Considérant qu'il résulte de l'instruction que M. X... a été imposé au titre de l'année 1981 à raison du nombre des parts détenues par lui-même et son épouse dans la S.A.R.L. BIME lors de la dissolution de celle-ci ; que lesdites parts ont été acquises pour partie en 1977 par l'intéressé et son épouse alors que le requérant n'exerçait pas encore l'activité de marchand de biens, puis pour une autre partie par son épouse en 1980 ; qu'à aucun moment elles n'ont été portées à l'actif professionnel de l'activité de marchand de biens ; que, par suite M. X... n'est pas fondé à soutenir que, les parts n'étant pas sorties du patrimoine privé du ménage, le boni de liquidation aurait dû être imposé selon les règles propres à la détermination des bénéfices industriels et commerciaux ; que le requérant ne saurait par ailleurs imputer sur son boni de liquidation une perte subie à raison de la même opération par son épouse, une telle perte constituant, en tout état de cause, une perte en capital non déductible ;
Considérant, par ailleurs, que la circonstance que l'administration ait renoncé à imposer comme des distributions des avances en compte courant consenties à M. X... par la société ne faisait pas obstacle à ce qu'en application de l'article L.203 du livre des procédures fiscales, l'imposition soit maintenue par compensation avec des pénalités déchargées à tort ;
Considérant qu'il résulte de l'ensemble de ce qui précède que, sans qu'il soit besoin de statuer sur la recevabilité de la requête, M. X... n'est pas fondé à soutenir que c'est à tort que, par le jugement attaqué, le tribunal administratif a rejeté sa demande ;
Sur les frais irrépétibles du procès :
Considérant qu'il n'y a pas lieu, dans les circonstances de l'espèce, et en tout état de cause, de faire droit aux conclusions de M. X... tendant à ce qui lui soit accordée une somme en application des dispositions de l'article L.8-1 du code des tribunaux administratifs et des cours administratives d'appel ;
Article 1 er : Il n'y a lieu de statuer sur les conclusions de la requête à hauteur de 58 331 F en droits et 17 499 F en pénalités au titre de l'année 1981.
Article 2 : Le surplus des conclusions de la requête de M. X... est rejeté.


Synthèse
Tribunal : Cour administrative d'appel de Lyon
Formation : 2e chambre
Numéro d'arrêt : 95LY02313
Date de la décision : 15/07/1999
Type d'affaire : Administrative
Type de recours : Plein contentieux fiscal

Analyses

CONTRIBUTIONS ET TAXES - IMPOTS SUR LES REVENUS ET BENEFICES - REVENUS ET BENEFICES IMPOSABLES - REGLES PARTICULIERES - BENEFICES INDUSTRIELS ET COMMERCIAUX - ETABLISSEMENT DE L'IMPOT - BENEFICE REEL - RECTIFICATION ET TAXATION D'OFFICE.

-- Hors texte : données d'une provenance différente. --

@@ -326,10 +333,14 @@
         const int n_own = bx > sv ? (bx - sv + 1) / 2 : 0;
         const bool cell_on = cb < bx;
         const float b1 = p.b_fc1[FPB * rank + r8];
-        float b1q[4] = {0.f, 0.f, 0.f, 0.f};
-        if constexpr (BXT == 4) { for (int i = 0; i < 4; ++i) b1q[i] = p.b_fc1[FPB * rank + 4 * rq + i]; }
-        const float4 *wp1 = (const float4 *)fc1w + lane;
-        const float4 *wpx = (const float4 *)whx + (lane & 31u);
+        const unsigned pp = BXT == 4 ? (lane & 3u) : 0u;
+        const float b1p0 = BXT == 4 ? p.b_fc1[FPB * rank + 2 * pp] : 0.f, b1p1 = BXT == 4 ? p.b_fc1[FPB * rank + 2 * pp + 1] : 0.f;
+        const int pslot = 2 * sv + (int)(lane >> 5);
+        const float *opp = hc + pslot * L::HS + cid * NT_H;
+        const int xpslot = 2 * (int)(lane >> 5) + (int)((lane >> 1) & 1u);
+        const float *oppx = hc + xpslot * L::HS + cid * NT_H;
+        const float4 *wp1 = (const float4 *)fc1w + (BXT == 4 ? lane & 31u : lane);
+        const float4 *wpx = (const float4 *)whx + (BXT == 4 ? ((lane & 1u) | ((lane >> 1) & 0xEu)) : (lane & 31u));
         const float bq0 = c_bq[cu], bq1 = c_bq[32 + cu], bq2 = c_bq[64 + cu];
         const u64 *csrc = gc + ((unsigned)(cb < BXT ? cb : 0) * NW + (lane & 31u));
         const int xb0 = BXT == 1 ? 0 : 1 - sv;
@@ -444,9 +455,9 @@
                 if (p.mulaw) p.mulaw[(size_t)st_erow * p.Lout + st_eidx] = x;
             }
             advance(t + 1);
-            float4 w1p[BXT == 4 ? 2 * XD_DEPTH : 8];
-#pragma unroll
-            for (int i = 0; i < (BXT == 4 ? 2 * XD_DEPTH : 8); ++i) w1p[i] = (BXT == 4 && sv == 1) ? wpx[32 * i] : wp1[64 * i];
+            float4 w1p[BXT == 4 ? 4 * XD_DEPTH : 8];
+#pragma unroll
+            for (int i = 0; i < (BXT == 4 ? 4 * XD_DEPTH : 8); ++i) w1p[i] = BXT == 4 ? wp1[32 * i] : wp1[64 * i];
             XD_SWEEP_H();
             XD_STAMP(0, 3);
             XD_BARRIVE();
@@ -455,31 +466,24 @@
             if (*s_abort) break;
             XD_STAMP(0, 4); if (wave == 0) XD_WSTAMP(1);
             if constexpr (BXT == 4) {
-                if (sv == 0) {
-                    const v4f a4 = chain_mfma_lds<64, XD_DEPTH>(wp1, w1p, opm);
-                    XD_STAMP(0, 14);
+                const v2f a2 = chain_pk_lds<32, XD_DEPTH>(wp1, w1p, opp);
+                XD_STAMP(0, 14);
 #ifdef VQCPC_XD_STAMPS
-                    { const int done = __builtin_amdgcn_readfirstlane(__float_as_int(a4[0])); asm volatile("" :: "s"(done)); }
-                    XD_STAMP(0, 15);
-#endif
-#pragma unroll
-                    for (int i = 0; i < 4; ++i) {
-                        float v = chain_combine(a4[i]);
-                        v += b1q[i];
-                        v = v > 0.f ? v : 0.f;
-                        if (sum_lane && (int)j < bx) xd_put(ga, (((unsigned)(rank * BXT) + j) << 3) * 8u + (4u * rq + (unsigned)i) * 8u, ((u64)tag << 32) | __float_as_uint(v), agent);
-                    }
+                { const int done = __builtin_amdgcn_readfirstlane(__float_as_int(a2.x)); asm volatile("" :: "s"(done)); }
+                XD_STAMP(0, 15);
+#endif
+                float v0 = chain_combine(a2.x), v1 = chain_combine(a2.y);
+                v0 += b1p0; v1 += b1p1;
+                v0 = v0 > 0.f ? v0 : 0.f;
+                v1 = v1 > 0.f ? v1 : 0.f;
+                if (sum_lane && pslot < bx) {
+                    const unsigned o = (((unsigned)(rank * BXT + pslot) << 3) + 2u * pp) * 8u;
+                    xd_put(ga, o, ((u64)tag << 32) | __float_as_uint(v0), agent);
+                    xd_put(ga, o + 8u, ((u64)tag << 32) | __float_as_uint(v1), agent);
+                }
 #if XD_HOLD
-                    if (lane == 0) __hip_atomic_store(s_ctl + 5, (int)tag, __ATOMIC_RELAXED, __HIP_MEMORY_SCOPE_WORKGROUP);
-#endif
-                } else {
-                    const v4f a4 = chain_mfma_lds<32, XD_DEPTH>(wpx, w1p, opm);
-#pragma unroll
-                    for (int i = 0; i < 4; ++i) {
-                        const float v = chain_combine(a4[i]);
-                        if (sum_lane && lane < 32) gsum[j * 96 + 80 + i] = v;
-                    }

CONTRIBUTIONS ET TAXES - IMPOTS SUR LES REVENUS ET BENEFICES - REVENUS ET BENEFICES IMPOSABLES - REGLES PARTICULIERES - REMUNERATION DES GERANTS MAJORITAIRES.


Références :

CGI 62
CGI Livre des procédures fiscales L16, L69, L193, L203
CGIAN3 38 nonies
Code des tribunaux administratifs et des cours administratives d'appel L8-1


Composition du Tribunal
Rapporteur ?: M. RICHER
Rapporteur public ?: M. MILLET

Origine de la décision
Date de l'import : 05/07/2015
Fonds documentaire ?: Legifrance
Identifiant URN:LEX : urn:lex;fr;cour.administrative.appel.lyon;arret;1999-07-15;95ly02313 ?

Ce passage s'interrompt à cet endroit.